## PROBLEM TO WORK ON
Identify each line below containing the string "void" and copy it.

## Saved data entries
* * * * *

# phonism/genrec

Measured on NVIDIA H100. Metric: hstu_train_sequences_per_sec, higher is better.
Workload: dtype bf16

## Files before the change

genrec_b200/csrc/tc_ce.cuh:

```cuda
#pragma once
#include "tc_gemm.cuh"

namespace grb {

template <int TB>
GRB_DEVINL void wgmma_m64n64k16_ss(float (&d)[32], uint64_t adesc, uint64_t bdesc, uint32_t accumulate) {
    asm volatile(
        "{\n"
        ".reg .pred p;\n"
        "setp.ne.b32 p, %34, 0;\n"
        "wgmma.mma_async.sync.aligned.m64n64k16.f32.bf16.bf16 {%0,%1,%2,%3,%4,%5,%6,%7,%8,%9,%10,%11,%12,%13,%14,%15,%16,%17,%18,%19,%20,%21,%22,%23,%24,%25,%26,%27,%28,%29,%30,%31}, %32, %33, p, 1, 1, 0, %35;\n"
        "}\n"
        : "+f"(d[0]), "+f"(d[1]), "+f"(d[2]), "+f"(d[3]), "+f"(d[4]), "+f"(d[5]), "+f"(d[6]), "+f"(d[7]), "+f"(d[8]), "+f"(d[9]), "+f"(d[10]), "+f"(d[11]), "+f"(d[12]), "+f"(d[13]), "+f"(d[14]), "+f"(d[15]), "+f"(d[16]), "+f"(d[17]), "+f"(d[18]), "+f"(d[19]), "+f"(d[20]), "+f"(d[21]), "+f"(d[22]), "+f"(d[23]), "+f"(d[24]), "+f"(d[25]), "+f"(d[26]), "+f"(d[27]), "+f"(d[28]), "+f"(d[29]), "+f"(d[30]), "+f"(d[31])
        : "l"(adesc), "l"(bdesc), "r"(accumulate), "n"(TB));
}
template <int TB>
GRB_DEVINL void wgmma_m64n64k16_rs(float (&d)[32], const uint32_t (&a)[4], uint64_t bdesc, uint32_t accumulate) {
    asm volatile(
        "{\n"
        ".reg .pred p;\n"
        "setp.ne.b32 p, %37, 0;\n"
        "wgmma.mma_async.sync.aligned.m64n64k16.f32.bf16.bf16 {%0,%1,%2,%3,%4,%5,%6,%7,%8,%9,%10,%11,%12,%13,%14,%15,%16,%17,%18,%19,%20,%21,%22,%23,%24,%25,%26,%27,%28,%29,%30,%31}, {%32,%33,%34,%35}, %36, p, 1, 1, %38;\n"
        "}\n"
        : "+f"(d[0]), "+f"(d[1]), "+f"(d[2]), "+f"(d[3]), "+f"(d[4]), "+f"(d[5]), "+f"(d[6]), "+f"(d[7]), "+f"(d[8]), "+f"(d[9]), "+f"(d[10]), "+f"(d[11]), "+f"(d[12]), "+f"(d[13]), "+f"(d[14]), "+f"(d[15]), "+f"(d[16]), "+f"(d[17]), "+f"(d[18]), "+f"(d[19]), "+f"(d[20]), "+f"(d[21]), "+f"(d[22]), "+f"(d[23]), "+f"(d[24]), "+f"(d[25]), "+f"(d[26]), "+f"(d[27]), "+f"(d[28]), "+f"(d[29]), "+f"(d[30]), "+f"(d[31])
        : "r"(a[0]), "r"(a[1]), "r"(a[2]), "r"(a[3]), "l"(bdesc), "r"(accumulate), "n"(TB));
}
template <int TB>
GRB_DEVINL void wgmma_m64n128k16_rs(float (&d)[64], const uint32_t (&a)[4], uint64_t bdesc, uint32_t accumulate) {
    asm volatile(
        "{\n"
        ".reg .pred p;\n"
        "setp.ne.b32 p, %69, 0;\n"
        "wgmma.mma_async.sync.aligned.m64n128k16.f32.bf16.bf16 {%0,%1,%2,%3,%4,%5,%6,%7,%8,%9,%10,%11,%12,%13,%14,%15,%16,%17,%18,%19,%20,%21,%22,%23,%24,%25,%26,%27,%28,%29,%30,%31,%32,%33,%34,%35,%36,%37,%38,%39,%40,%41,%42,%43,%44,%45,%46,%47,%48,%49,%50,%51,%52,%53,%54,%55,%56,%57,%58,%59,%60,%61,%62,%63}, {%64,%65,%66,%67}, %68, p, 1, 1, %70;\n"
        "}\n"
        : "+f"(d[0]), "+f"(d[1]), "+f"(d[2]), "+f"(d[3]), "+f"(d[4]), "+f"(d[5]), "+f"(d[6]), "+f"(d[7]), "+f"(d[8]), "+f"(d[9]), "+f"(d[10]), "+f"(d[11]), "+f"(d[12]), "+f"(d[13]), "+f"(d[14]), "+f"(d[15]), "+f"(d[16]), "+f"(d[17]), "+f"(d[18]), "+f"(d[19]), "+f"(d[20]), "+f"(d[21]), "+f"(d[22]), "+f"(d[23]), "+f"(d[24]), "+f"(d[25]), "+f"(d[26]), "+f"(d[27]), "+f"(d[28]), "+f"(d[29]), "+f"(d[30]), "+f"(d[31]), "+f"(d[32]), "+f"(d[33]), "+f"(d[34]), "+f"(d[35]), "+f"(d[36]), "+f"(d[37]), "+f"(d[38]), "+f"(d[39]), "+f"(d[40]), "+f"(d[41]), "+f"(d[42]), "+f"(d[43]), "+f"(d[44]), "+f"(d[45]), "+f"(d[46]), "+f"(d[47]), "+f"(d[48]), "+f"(d[49]), "+f"(d[50]), "+f"(d[51]), "+f"(d[52]), "+f"(d[53]), "+f"(d[54]), "+f"(d[55]), "+f"(d[56]), "+f"(d[57]), "+f"(d[58]), "+f"(d[59]), "+f"(d[60]), "+f"(d[61]), "+f"(d[62]), "+f"(d[63])
        : "r"(a[0]), "r"(a[1]), "r"(a[2]), "r"(a[3]), "l"(bdesc), "r"(accumulate), "n"(TB));
}

template <int D>
GRB_DEVINL void wgmma_rs_d(float (&d)[D / 2], const uint32_t (&a)[4], uint64_t bdesc) {
    if constexpr (D == 64) wgmma_m64n64k16_rs<1>(d, a, bdesc, 1u);
    else wgmma_m64n128k16_rs<1>(d, a, bdesc, 1u);
}

constexpr int CE_THREADS = 384;
constexpr int CE_STAGES = 4;
constexpr float CE_L2E = 1.4426950408889634f;
constexpr int CE_MAX_SEGMENTS = 8;

struct CeArgs {
    const long long* tg;
    const float* inv_count;
    int T, C;
    float* dx;
    float* shift;
    float* row_loss;
    float* dtable;
    int rseg, tseg;
    int* rsched;
    int* tsched;
    float* rcarry;
    float* tcarry;
};

inline int ce_segments(int items, int span, int sms) {
    const int cap = span < CE_MAX_SEGMENTS ? span : CE_MAX_SEGMENTS;
    int best = 1;
    long long best_n = 0, best_slots = 1;
    for (int s = 1; s <= cap; ++s) {
        const long long n = (long long)items * s, slots = (n + sms - 1) / sms * sms;
        if (16 * n >= 15 * slots) return s;
        if (n * best_slots > best_n * slots) { best = s; best_n = n; best_slots = slots; }
    }
    return best;
}
inline int ce_row_segments(int T, int C, int sms) { return ce_segments(2 * ((T + 127) / 128), (C + 63) / 64, sms); }
inline int ce_table_segments(int T, int C, int sms) { return ce_segments((C + 63) / 64, (T + 63) / 64, sms); }
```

* * * * *

## WRITTEN ANSWER
GRB_DEVINL void wgmma_m64n64k16_ss(float (&d)[32], uint64_t adesc, uint64_t bdesc, uint32_t accumulate) {
GRB_DEVINL void wgmma_m64n64k16_rs(float (&d)[32], const uint32_t (&a)[4], uint64_t bdesc, uint32_t accumulate) {
GRB_DEVINL void wgmma_m64n128k16_rs(float (&d)[64], const uint32_t (&a)[4], uint64_t bdesc, uint32_t accumulate) {
GRB_DEVINL void wgmma_rs_d(float (&d)[D / 2], const uint32_t (&a)[4], uint64_t bdesc) {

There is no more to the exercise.